EXERCISE DETAILS: Please copy out every line in the records below that includes the word "cells".

DATA SUPPLIED:
+===+

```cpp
template <int NF, bool BF16, March MODE>
SO_DEVFN void pixgrid_body(const so_render_args &a, int tiles_x, int tiles_y) {
    const TilePixel p = so_tile_pixel(tiles_x, tiles_y);
    const int cam = p.cam, wave = p.wave, lane = p.lane;
    int ix = p.ix, iy = p.iy;
    if constexpr (so_is_staged<NF, BF16>(MODE)) {
        __shared__ __attribute__((aligned(16))) float s_stage[4 * StageGeom<NF>::kWaveDwords];
        const bool real = (ix < a.nx) && (iy < a.ny);
        ix = min(ix, a.nx - 1); iy = min(iy, a.ny - 1);
        int ray = (cam * a.ny + iy) * a.nx + ix;
        auto geom = [&](const so_render_args &a) __attribute__((always_inline)) { return so_pixel_ray(a, cam, ix, iy); };
        constexpr int NSEM_LDS = NF - 3 >= 16 ? NF - 3 : 0;
        __shared__ float s_sem[NSEM_LDS > 0 ? NSEM_LDS * 256 : 1];
        so_march_fast<NF, BF16, true, so_face_safe(MODE)>(a, ray, geom, real, s_stage + wave * StageGeom<NF>::kWaveDwords, lane,
                                                          s_sem + threadIdx.x);
    } else {
        if (ix >= a.nx || iy >= a.ny) return;
        int ray = (cam * a.ny + iy) * a.nx + ix;
        auto geom = [&](const so_render_args &a) __attribute__((always_inline)) { return so_pixel_ray(a, cam, ix, iy); };
        so_march<NF, BF16, MODE>(a, ray, geom);
    }
}

template <int NF, bool BF16, March MODE>
__global__ __launch_bounds__(256, (NF >= 8 ? 2 : 1)) void render_fwd_pixgrid(so_render_args a, int tiles_x, int tiles_y) {
    pixgrid_body<NF, BF16, MODE>(a, tiles_x, tiles_y);
}
template <>
__global__ __launch_bounds__(256, 1) __attribute__((amdgpu_num_sgpr(80))) void render_fwd_pixgrid<0, false, March::Skip>(
    so_render_args a, int tiles_x, int tiles_y) {
    pixgrid_body<0, false, March::Skip>(a, tiles_x, tiles_y);
}
template <>
__global__ __launch_bounds__(256, 1) __attribute__((amdgpu_num_sgpr(80))) void render_fwd_pixgrid<0, false, March::SkipFaceSafe>(
    so_render_args a, int tiles_x, int tiles_y) {
    pixgrid_body<0, false, March::SkipFaceSafe>(a, tiles_x, tiles_y);
}

template <int NF, bool BF16, March MODE>
int launch_fwd(const so_render_args &a, hipStream_t st) {
    if (a.ray_mode == SO_RAYS_EXPLICIT) {
        int blocks = (a.n_rays + 255) / 256;
        hipLaunchKernelGGL((render_fwd_explicit<NF, BF16, MODE>), dim3(blocks), dim3(256), 0, st, a);
    } else {
        int tiles_x = (a.nx + 15) / 16, tiles_y = (a.ny + 15) / 16;
        int blocks = tiles_x * tiles_y * a.n_cams;
        hipLaunchKernelGGL((render_fwd_pixgrid<NF, BF16, MODE>), dim3(blocks), dim3(256), 0, st, a, tiles_x, tiles_y);
    }
    return so_launch_status();
}

template <int NF, bool BF16>
int dispatch_ps(const so_render_args &a, hipStream_t st) {
    bool per_sample = a.weights || a.ts || a.deltas || a.sdf || a.grad;
    if (per_sample) return so_render_fwd_samples<NF, BF16>(a, st);
    if (a.map.kind == SO_MAP_UPSCALE) {
        if constexpr (NF == 24 && BF16) {
            SO_REQUIRE(false, "the 'linear_upscale' mapping is built for n_rgb + n_sem = 0, 3, 8 and float32 24 (got bfloat16 24)");
        } else {
            return launch_fwd<NF, BF16, March::CanonicalUpscale>(a, st);
        }
    }
    bool fast = !(a.flags & SO_FLAG_EXACT) && a.jitter_mode == SO_JITTER_NONE && a.map.kind == SO_MAP_LINEAR &&
                a.map.h.size1 == 0.0f && a.map.w.size1 == 0.0f && a.map.d.size1 == 0.0f &&
                (long long)a.map.h.tot_len * a.map.w.tot_len < (1 << 24) && a.map.d.tot_len < (1 << 24);
    if (fast) {
        if (a.sdf_brick) {
            const int cells = a.map.h.tot_len * a.map.w.tot_len * a.map.d.tot_len;
            const int with_codes = (NF == 0 && !(a.flags & SO_FLAG_NO_SKIP)) ? 1 : 0;
            hipLaunchKernelGGL(sdf_brickify_kernel, dim3((cells + 255) / 256), dim3(256), 0, st, a.sdf_vol, a.sdf_brick,
                               a.map.h.tot_len, a.map.w.tot_len, a.map.d.tot_len, a, with_codes);
        }
        if constexpr (NF == 0) {
            if (a.sdf_brick && !(a.flags & (SO_FLAG_NO_SKIP | SO_FLAG_NO_AHEAD)))
                return (a.flags & SO_FLAG_NO_FACE_SAFE) ? launch_fwd<0, false, March::Skip>(a, st) : launch_fwd<0, false, March::SkipFaceSafe>(a, st);
        }
        if (!(a.flags & SO_FLAG_NO_FACE_SAFE)) return launch_fwd<NF, BF16, March::FastFaceSafe>(a, st);
        return launch_fwd<NF, BF16, March::Fast>(a, st);
    }
    return launch_fwd<NF, BF16, March::Canonical>(a, st);
}

template <int NB, int MK>
__global__ __launch_bounds__(256) void render_sh_explicit(so_render_args a) {
    const int ray = blockIdx.x * blockDim.x + threadIdx.x;
    if (ray >= a.n_rays) return;
    so_march_exact<so_sh_stride(NB), false, MK, NB>(a, ray, so_explicit_ray(a, ray));
}

template <int NB, int MK>
__global__ __launch_bounds__(256) void render_sh_pixgrid(so_render_args a, int tiles_x, int tiles_y) {
    const int b = blockIdx.x;
    const int cam = b / (tiles_x * tiles_y);
    const int tb = b - cam * tiles_x * tiles_y;
    const int ty = tb / tiles_x, tx = tb - ty * tiles_x;
    const int wave = threadIdx.x >> 6, lane = threadIdx.x & 63;
    const int ix = tx * 16 + (wave & 1) * 8 + (lane & 7);
    const int iy = ty * 16 + (wave >> 1) * 8 + (lane >> 3);
    if (ix >= a.nx || iy >= a.ny) return;
    const int ray = (cam * a.ny + iy) * a.nx + ix;
    so_march_exact<so_sh_stride(NB), false, MK, NB>(a, ray, so_pixel_ray(a, cam, ix, iy));
}

template <int NB, int MK>
int launch_sh(const so_render_args &a, hipStream_t st) {
    if (a.ray_mode == SO_RAYS_EXPLICIT) {
        hipLaunchKernelGGL((render_sh_explicit<NB, MK>), dim3((a.n_rays + 255) / 256), dim3(256), 0, st, a);
    } else {
        const int tiles_x = (a.nx + 15) / 16, tiles_y = (a.ny + 15) / 16;
        hipLaunchKernelGGL((render_sh_pixgrid<NB, MK>), dim3(tiles_x * tiles_y * a.n_cams), dim3(256), 0, st, a, tiles_x, tiles_y);
    }
    return so_launch_status();
}

template <int NB>
int dispatch_sh(const so_render_args &a, hipStream_t st) {
    if (a.weights || a.ts || a.deltas || a.sdf || a.grad) return so_render_sh_samples<NB>(a, st);
    return a.map.kind == SO_MAP_UPSCALE ? launch_sh<NB, SO_MAP_UPSCALE>(a, st) : launch_sh<NB, SO_MAP_LINEAR>(a, st);
}

}

int so_validate_mapping(const so_mapping &m) {
    SO_REQUIRE(m.kind == SO_MAP_LINEAR || m.kind == SO_MAP_UPSCALE, "mapping: unknown kind %d (0 = linear, 1 = linear_upscale)",
               (int)m.kind);
    const so_axis *ax[3] = {&m.h, &m.w, &m.d};
    const so_upscale_axis *ux[3] = {&m.uh, &m.uw, &m.ud};
    for (int i = 0; i < 3; ++i) {
        SO_REQUIRE(ax[i]->tot_len >= 2, "mapping axis %d: tot_len must be >= 2", i);
        SO_REQUIRE(ax[i]->size0 > 0 && ax[i]->range0 > 0, "mapping axis %d: size0/range0 must be > 0", i);
        if (m.kind == SO_MAP_LINEAR) {
            SO_REQUIRE(ax[i]->size1 == 0 || ax[i]->range1 > 0, "mapping axis %d: range1 must be > 0", i);
        } else {
            SO_REQUIRE(ax[i]->size1 >= 1, "linear_upscale axis %d: outer cells must be >= 1 (got %g)", i, (double)ax[i]->size1);
            SO_REQUIRE(ux[i]->unit > 0 && __builtin_isfinite(ux[i]->unit), "linear_upscale axis %d: unit must be > 0 (got %g)", i,
                       (double)ux[i]->unit);
            SO_REQUIRE(ux[i]->inc > 0 && __builtin_isfinite(ux[i]->inc),
                       "linear_upscale axis %d: increase unit must be > 0 (got %g): the outer range must exceed outer * unit",
                       i, (double)ux[i]->inc);
        }
    }
    return 0;
}

namespace {
template <int MK>
__global__ __launch_bounds__(256) void meter2grid_kernel(so_mapping m, const float *__restrict__ xyz, int n, int normalize,
                                                         float *__restrict__ hwd) {
    const int i = blockIdx.x * blockDim.x + threadIdx.x;
    if (i >= n) return;
    float gh, gw, gd, sh, sw, sd;
    so_m2g<MK>(m, xyz[3 * (size_t)i], xyz[3 * (size_t)i + 1], xyz[3 * (size_t)i + 2], gh, gw, gd, sh, sw, sd);
    if (normalize) {
        gh = gh / (float)(m.h.tot_len - 1); gw = gw / (float)(m.w.tot_len - 1); gd = gd / (float)(m.d.tot_len - 1);
// ... 84 lines not shown
```

### selfocc_amd/render.py

```python
import os
from dataclasses import dataclass, field
from typing import Optional

import torch

from . import abi, sh
from ._lib import lib, check, ptr, current_stream


@dataclass
class SDFVolume:
    mapping: object
    sdf: torch.Tensor
    feat: Optional[torch.Tensor] = None
    n_rgb: int = 0
    n_sem: int = 0
    sh_deg: int = 0
    sh_act: str = 'relu'

    @staticmethod
    def feat_width(n_rgb, n_sem, sh_deg=0):
        if n_rgb + n_sem == 0:
            return 0
        if sh_deg > 0:
# ... 116 lines not shown
        a.feat_vol = ptr(vol.feat)
        a.feat_dtype = abi.DTYPE_F32 if vol.feat.dtype == torch.float32 else abi.DTYPE_BF16
        a.feat_stride = vol.feat.shape[3]
    N = rays.n_rays
    a.n_rays = N
    keep = [vol, rays, t_rand, bkgd_rays]
    if rays.pixel_grid:
        a.ray_mode = abi.RAYS_PIXEL_GRID
        a.img2lidar = ptr(_c(rays.img2lidar))
        a.n_cams, a.nx, a.ny = rays.img2lidar.shape[0], rays.nx, rays.ny
        a.sx, a.sy, a.ox, a.oy = rays.sx, rays.sy, rays.ox, rays.oy
    else:
        a.ray_mode = abi.RAYS_EXPLICIT
        a.origins, a.dirs = ptr(_c(rays.origins)), ptr(_c(rays.dirs))
        a.dir_norm = ptr(None if rays.dir_norm is None else _c(rays.dir_norm))
    for i in range(6):
        a.aabb[i] = float(cfg.aabb[i])
    a.near_plane = cfg.near_plane
    a.n_samples = S = cfg.n_samples
    a.sample_pos = cfg.sample_pos
    a.jitter_mode = cfg.jitter_mode
    if cfg.jitter_mode != abi.JITTER_NONE:
        exp = (N,) if cfg.jitter_mode == abi.JITTER_SINGLE else (N, S + 1)
        assert t_rand is not None and tuple(t_rand.shape) == exp, f"t_rand must be {exp}"
        a.t_rand = ptr(_c(t_rand))
    a.inv_s = float(cfg.inv_s)
    if cfg.inv_s_dev is not None:
        t = cfg.inv_s_dev
        assert t.dtype == torch.float32 and t.numel() == 1 and t.device == dev, "inv_s_dev: one float32 on the volume's device"
        a.inv_s_dev = ptr(t)
        keep.append(t)
    a.bkgd_mode = cfg.bkgd_mode
    for i in range(3):
        a.bkgd[i] = float(cfg.bkgd[i])
    if cfg.bkgd_mode == abi.BKGD_PER_RAY:
        assert bkgd_rays is not None and tuple(bkgd_rays.shape) == (N, 3)
        a.bkgd_rays = ptr(_c(bkgd_rays))
    a.flags = (abi.FLAG_DEPTH_DIV_NORM if cfg.depth_div_norm else 0) | (abi.FLAG_CLAMP_RGB if cfg.clamp_rgb else 0) | \
        (abi.FLAG_EXACT if cfg.exact else 0) | (0 if cfg.skip else abi.FLAG_NO_SKIP) | \
        (0 if cfg.face_safe else abi.FLAG_NO_FACE_SAFE) | (0 if cfg.ahead else abi.FLAG_NO_AHEAD) | \
        (abi.FLAG_RAY_PER_LANE if cfg.ray_per_lane else 0)

    f32 = dict(dtype=torch.float32, device=dev)
    out = outputs if outputs is not None else {}
    def alloc(name, *shape):
        if name not in out:
            out[name] = torch.empty(*shape, **f32)
        return ptr(out[name])
    a.depth, a.acc = alloc('depth', N), alloc('acc', N)
    a.max_depth, a.nears, a.fars = alloc('max_depth', N), alloc('nears', N), alloc('fars', N)
    if vol.n_rgb == 3:
        a.rgb = alloc('rgb', N, 3)
    if vol.n_sem > 0:
        a.sem = alloc('sem', N, vol.n_sem)
    if per_sample:
        a.weights, a.ts, a.deltas = alloc('weights', N, S), alloc('ts', N, S), alloc('deltas', N, S)
        if want_grad_samples:
            a.sdf, a.grad = alloc('sdf', N, S), alloc('grad', N, S, 3)
    keep.append(out)
    return a, out, keep


def render_rays(vol: SDFVolume, rays: RaySet, cfg: RenderConfig, *, per_sample=False,
                want_grad_samples=False, t_rand=None, bkgd_rays=None, outputs=None):
    if not vol.sdf.is_cuda:
        raise RuntimeError("selfocc_amd.render_rays needs CUDA(HIP) tensors: there is no CPU fallback")
    a, out, _keep = marshal_render_args(vol, rays, cfg, per_sample=per_sample,
                                        want_grad_samples=want_grad_samples, t_rand=t_rand,
                                        bkgd_rays=bkgd_rays, outputs=outputs)
    if cfg.brick and not cfg.exact and a.map.kind == abi.MAP_LINEAR and rays.n_rays * cfg.n_samples >= 16 * vol.sdf.numel():
        a.sdf_brick = ptr(_brick_workspace(vol.sdf))
    check(lib().selfocc_render_fwd(a, current_stream(vol.sdf.device)), "selfocc_render_fwd")
    return out


_BRICK_WS = {}


def _brick_workspace(sdf):
    key = (sdf.device, torch.cuda.current_stream(sdf.device).cuda_stream, tuple(sdf.shape))
    ws = _BRICK_WS.get(key)
    if ws is None:
        n = sdf.numel()
        ws = _BRICK_WS[key] = torch.empty((n * 33 + 15) // 16 * 16, dtype=torch.uint8, device=sdf.device)
    return ws


def _scatter_workspace(device, nbytes):
    return torch.empty(nbytes, dtype=torch.uint8, device=device)


class _RenderFunction(torch.autograd.Function):

    @staticmethod
    def forward(ctx, sdf_vol, feat_vol, inv_s, mapping, n_rgb, n_sem, rays, cfg, t_rand, bkgd_rays, want_grad_samples,
                sh_deg=0, sh_act='relu'):
        vol = SDFVolume(mapping, sdf_vol, feat_vol, n_rgb, n_sem, sh_deg, sh_act)
        cfg_run = RenderConfig(**{**cfg.__dict__, 'inv_s_dev': inv_s.detach().reshape(1).float().contiguous()})
        out = render_rays(vol, rays, cfg_run, per_sample=True, want_grad_samples=want_grad_samples,
                          t_rand=t_rand, bkgd_rays=bkgd_rays)
        ctx.has = (feat_vol is not None, t_rand is not None, bkgd_rays is not None)
        ctx.save_for_backward(*[t for t in (sdf_vol, feat_vol, t_rand, bkgd_rays, cfg_run.inv_s_dev) if t is not None])
        ctx.meta = (mapping, n_rgb, n_sem, sh_deg, sh_act)
        ctx.rays, ctx.cfg = rays, RenderConfig(**{**cfg_run.__dict__, 'inv_s_dev': None})
        ctx.inv_s_shape = inv_s.shape
        ctx.keys = ['depth', 'acc'] + (['rgb'] if n_rgb else []) + (['sem'] if n_sem else []) + ['weights'] + \
            (['sdf', 'grad'] if want_grad_samples else [])
        ctx.nondiff_keys = ['ts', 'deltas', 'max_depth', 'nears', 'fars']
        nd = tuple(out[k] for k in ctx.nondiff_keys)
        ctx.mark_non_differentiable(*nd)
        return tuple(out[k] for k in ctx.keys) + nd

    @staticmethod
    def backward(ctx, *grads):
        saved = list(ctx.saved_tensors)
        sdf_vol = saved.pop(0)
        feat_vol = saved.pop(0) if ctx.has[0] else None
        t_rand = saved.pop(0) if ctx.has[1] else None
        bkgd_rays = saved.pop(0) if ctx.has[2] else None
        inv_s_dev = saved.pop(0)
        vol = SDFVolume(ctx.meta[0], sdf_vol, feat_vol, *ctx.meta[1:])
        rays, cfg = ctx.rays, RenderConfig(**{**ctx.cfg.__dict__, 'inv_s_dev': inv_s_dev})
        gmap = {k: g for k, g in zip(ctx.keys, grads)}
        a, _out, _keep = marshal_render_args(vol, rays, cfg, per_sample=False, t_rand=t_rand,
                                             bkgd_rays=bkgd_rays, outputs={})
        ba = abi.SoRenderBwdArgs()
        ba.fwd = a
        hold = []
        def gp(name):
            g = gmap.get(name)
            if g is None:
                return None
            g = g.contiguous().float()
            hold.append(g)
            return ptr(g)
        ba.g_depth, ba.g_acc, ba.g_rgb, ba.g_sem = gp('depth'), gp('acc'), gp('rgb'), gp('sem')
        ba.g_weights, ba.g_sdf, ba.g_grad = gp('weights'), gp('sdf'), gp('grad')
        g_sdf_vol = torch.zeros_like(vol.sdf)
        ba.g_sdf_vol = ptr(g_sdf_vol)
        g_feat = None
        if vol.feat is not None and ctx.needs_input_grad[1]:
            g_feat = torch.zeros(vol.feat.shape, dtype=torch.float32, device=vol.feat.device)
            ba.g_feat_vol = ptr(g_feat)
        g_inv_s = torch.zeros(1, device=vol.sdf.device)
        ba.g_inv_s = ptr(g_inv_s)
        mode = cfg.bwd_scatter if cfg.bwd_scatter != 'auto' else os.environ.get('SELFOCC_RB_SCATTER', 'auto')
        if mode == 'binned' or (mode == 'auto' and rays.n_rays * cfg.n_samples >= (1 << 19)):
            need = int(lib().selfocc_render_bwd_ws_bytes(ba))
            if need > 0:
                ws = _scatter_workspace(vol.sdf.device, need)
                ba.scatter_ws, ba.scatter_ws_bytes = ptr(ws), ws.numel()
                hold.append(ws)
            elif mode == 'binned':
                raise RuntimeError("bwd_scatter='binned': the volume / launch is outside the binned scatter's range")
        check(lib().selfocc_render_bwd(ba, current_stream(vol.sdf.device)), "selfocc_render_bwd")
        if g_feat is not None and vol.feat.dtype != torch.float32:
            g_feat = g_feat.to(vol.feat.dtype)
        return (g_sdf_vol, g_feat, g_inv_s.reshape(ctx.inv_s_shape), None, None, None, None, None, None, None, None, None, None)


def render_rays_autograd(vol: SDFVolume, inv_s: torch.Tensor, rays: RaySet, cfg: RenderConfig, *,
                         want_grad_samples=True, t_rand=None, bkgd_rays=None):
    res = _RenderFunction.apply(vol.sdf, vol.feat, inv_s, vol.mapping, vol.n_rgb, vol.n_sem, rays, cfg,
                                t_rand, bkgd_rays, want_grad_samples, vol.sh_deg, vol.sh_act)
    keys = ['depth', 'acc'] + (['rgb'] if vol.n_rgb else []) + (['sem'] if vol.n_sem else []) + ['weights'] + \
        (['sdf', 'grad'] if want_grad_samples else []) + ['ts', 'deltas', 'max_depth', 'nears', 'fars']
    return dict(zip(keys, res))
# ... 1 lines not shown
```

+===+

TASK SOLUTION:
            const int cells = a.map.h.tot_len * a.map.w.tot_len * a.map.d.tot_len;
            hipLaunchKernelGGL(sdf_brickify_kernel, dim3((cells + 255) / 256), dim3(256), 0, st, a.sdf_vol, a.sdf_brick,
            SO_REQUIRE(ax[i]->size1 >= 1, "linear_upscale axis %d: outer cells must be >= 1 (got %g)", i, (double)ax[i]->size1);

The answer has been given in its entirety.